ICSE Class 8 Maths Algebra Chapter 11 Quadratic Equations

Quadratic Equations

A quadratic equation in x is an equation in which the highest power of x is 2. The standard form of a quadratic equation in x is \(ax^2 + bx + c = 0\), where a, b and c are constants and \(a \ne 0\).

Examples \(3x^2 + 5x = 2\), \(-6x^2 = 7x + 9\) and \(3x^2 - 25 = 0\) are quadratic equations in x.

Solution Of A Quadratic Equation

In general, a quadratic equation has two solutions, which are also called roots. The two solutions may be equal.

Let the roots of the equation \(ax^2 + bx + c = 0\) be \(x = \alpha\) and \(x = \beta\). Then each of the values of x must satisfy the equation, that is, \(a\alpha^2 + b\alpha + c = 0\) and \(a\beta^2 + b\beta + c = 0\).

Solving A Quadratic Equation

To solve a quadratic equation, we first factorize it and then use the principle of zero product, which states: If the product of two expressions (or numbers) is zero then at least one of the expressions must be zero. We can express this symbolically as follows.
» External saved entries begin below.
# tgale96/sputnik

Hardware: AMD Instinct MI355X
Metric: effective TFLOP/s (nnz-FLOPs) DSD block=128 M=K=N=4096 @ 1/2/4/8 GPU vs density (higher is better)
Workload: dtype f16

## Files before the change

### sputnik_amd/csrc/dispatch.cpp

```cpp
#include <atomic>
#include <cstdint>
#include <cstdlib>
#include <cstring>
#include <mutex>

#include "api_internal.h"
#include "block_gemm.h"
#include "dsd4w.h"
#include "layout.h"
#include "metadata.h"
#include "sputnik/sputnik.h"
#include "sputnik_amd.h"

namespace sputnik_amd {

static unsigned long long *g_debug = nullptr;

constexpr int kMaxDevices = 64;

static std::atomic<unsigned long long> g_incall_events{0};
static std::atomic<unsigned long long> g_bt_launches{0};
static thread_local int t_product_depth = 0;
struct InProduct {
  InProduct() { ++t_product_depth; }
// ... 443 lines not shown
         (m.data != nullptr || (long long)m.rows * m.cols == 0);
}

bool SparseOk(const BlockMatrix &s) {
  const int b = AsInt(s.block_size);
  if (b != 128) return false;
  if (s.rows < 0 || s.cols < 0 || s.nonzeros < 0) return false;
  if (s.rows % b != 0 || s.cols % b != 0 || s.nonzeros % (b * b) != 0)
    return false;
  if ((s.cols / b) > 32767 || (s.rows / b) > 32767) return false;
  if (s.offsets == nullptr) return false;
  if (s.nonzeros > 0 && (s.data == nullptr || s.indices == nullptr))
    return false;
  return true;
}

bool Aligned8(const MatmulShape &s) {
  return s.m % 8 == 0 && s.n % 8 == 0 && s.k % 8 == 0 && s.m >= 0 &&
         s.n >= 0 && s.k >= 0;
}

bool StrideOk(long long rows_in_tile, long long ld_elems) {
  return rows_in_tile * ld_elems * 2 <= kMaxLaneOffset;
}

Status PrepareDsd(const BlockMatrix &a, bool ta, const Matrix &b, bool tb,
                  const Matrix &c, GemmParams *p, bool *needs_meta) {
  if (a.block_size != BlockSize::k128) return Status::kNotSupported;
  if (!SparseOk(a) || !DenseOk(b) || !DenseOk(c)) return Status::kNoKernel;
  if (!ValidMatmul(a, ta, b, tb, c)) return Status::kNoKernel;
  const MatmulShape s(a, ta, b, tb);
  if (!Aligned8(s)) return Status::kNoKernel;
  const bool d_kc = tb;
  if (!StrideOk(d_kc ? CfgSparse::kBN : 64, s.ldb)) return Status::kNoKernel;
  *needs_meta = ta;
  if (ta && (a.offsets_t == nullptr || a.indices_t == nullptr ||
             a.block_offsets == nullptr))
    return Status::kMissingMetadata;

  *p = GemmParams{};
  p->s_data = static_cast<const char *>(a.data);
  p->s_offsets = static_cast<const int *>(ta ? a.offsets_t : a.offsets);
  p->s_indices = static_cast<const short *>(ta ? a.indices_t : a.indices);
  p->s_block_offsets =
      ta ? static_cast<const int *>(a.block_offsets) : nullptr;
  p->s_blocks = (int)(a.nonzeros / (kBlock * kBlock));
  p->d_data = static_cast<const char *>(b.data);
  p->d_ld = (long long)s.ldb * 2;
  p->c_data = static_cast<char *>(c.data);
  p->c_ld = (long long)s.ldc * 2;
  p->num_rows = s.m / kBM;
  p->num_jtiles = (s.n + CfgSparse::kBN - 1) / CfgSparse::kBN;
  p->j_limit = s.n;
  p->num_tiles = p->num_rows * p->num_jtiles;
  return Status::kOk;
}

Status PrepareDds(const Matrix &a, bool ta, const BlockMatrix &b, bool tb,
                  const Matrix &c, GemmParams *p, bool *needs_meta) {
  if (b.block_size != BlockSize::k128) return Status::kNotSupported;
  if (!SparseOk(b) || !DenseOk(a) || !DenseOk(c)) return Status::kNoKernel;
  if (!ValidMatmul(a, ta, b, tb, c)) return Status::kNoKernel;
  const MatmulShape s(a, ta, b, tb);
  if (!Aligned8(s)) return Status::kNoKernel;
  const bool d_kc = !ta;
  if (!StrideOk(d_kc ? CfgSparse::kBN : 64, s.lda)) return Status::kNoKernel;
  const bool col_order = !tb;
  *needs_meta = col_order;
  if (col_order && (b.offsets_t == nullptr || b.indices_t == nullptr ||
                    b.block_offsets == nullptr))
    return Status::kMissingMetadata;

  *p = GemmParams{};
  p->s_data = static_cast<const char *>(b.data);
  p->s_offsets = static_cast<const int *>(col_order ? b.offsets_t : b.offsets);
  p->s_indices =
      static_cast<const short *>(col_order ? b.indices_t : b.indices);
  p->s_block_offsets =
      col_order ? static_cast<const int *>(b.block_offsets) : nullptr;
  p->d_data = static_cast<const char *>(a.data);
  p->d_ld = (long long)s.lda * 2;
  p->c_data = static_cast<char *>(c.data);
  p->c_ld = (long long)s.ldc * 2;
  p->s_blocks = (int)(b.nonzeros / (kBlock * kBlock));
  p->num_rows = s.n / kBM;
  p->num_jtiles = (s.m + CfgSparse::kBN - 1) / CfgSparse::kBN;
  p->j_limit = s.m;
  p->num_tiles = p->num_rows * p->num_jtiles;
  return Status::kOk;
}
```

If \(ab = 0\) then \(a = 0\) or \(b = 0\) or both \(a = 0\) and \(b = 0\).

Example If \((x - 1)(x - 2) = 0\) then by the principle of zero product, either \(x - 1 = 0\) or \(x - 2 = 0\).

If \(x - 1 = 0\) then \(x = 1\). If \(x - 2 = 0\) then \(x = 2\). Therefore \(x = 1\) or 2.

Now we can write the steps for solving a quadratic equation.

Steps 1. Write the equation in the standard form (that is, in the form \(ax^2 + bx + c = 0\)).

2. Factorize the quadratic expression on the LHS.

3. Set each factor equal to zero.

4. Solve each of the resulting linear equations.

Solved Examples

Example 1 Solve the equation \(x^2 + 4x + 3 = 0\).

Solution To begin with, let us factorize the LHS of the given equation with 0 on RHS.

\(x^2 + 4x + 3 = 0\) or \(x^2 + x + 3x + 3 = 0\)

or \(x(x + 1) + 3(x + 1) = 0\) or \((x + 1)(x + 3) = 0\).

By the zero-product principle, either \(x + 1 = 0\), which gives \(x = -1\) or \(x + 3 = 0\), which gives \(x = -3\).

Therefore, the roots (or solutions) of the equation are -1 and -3.

Verification

Let us substitute the two values of x in the given equation one by one.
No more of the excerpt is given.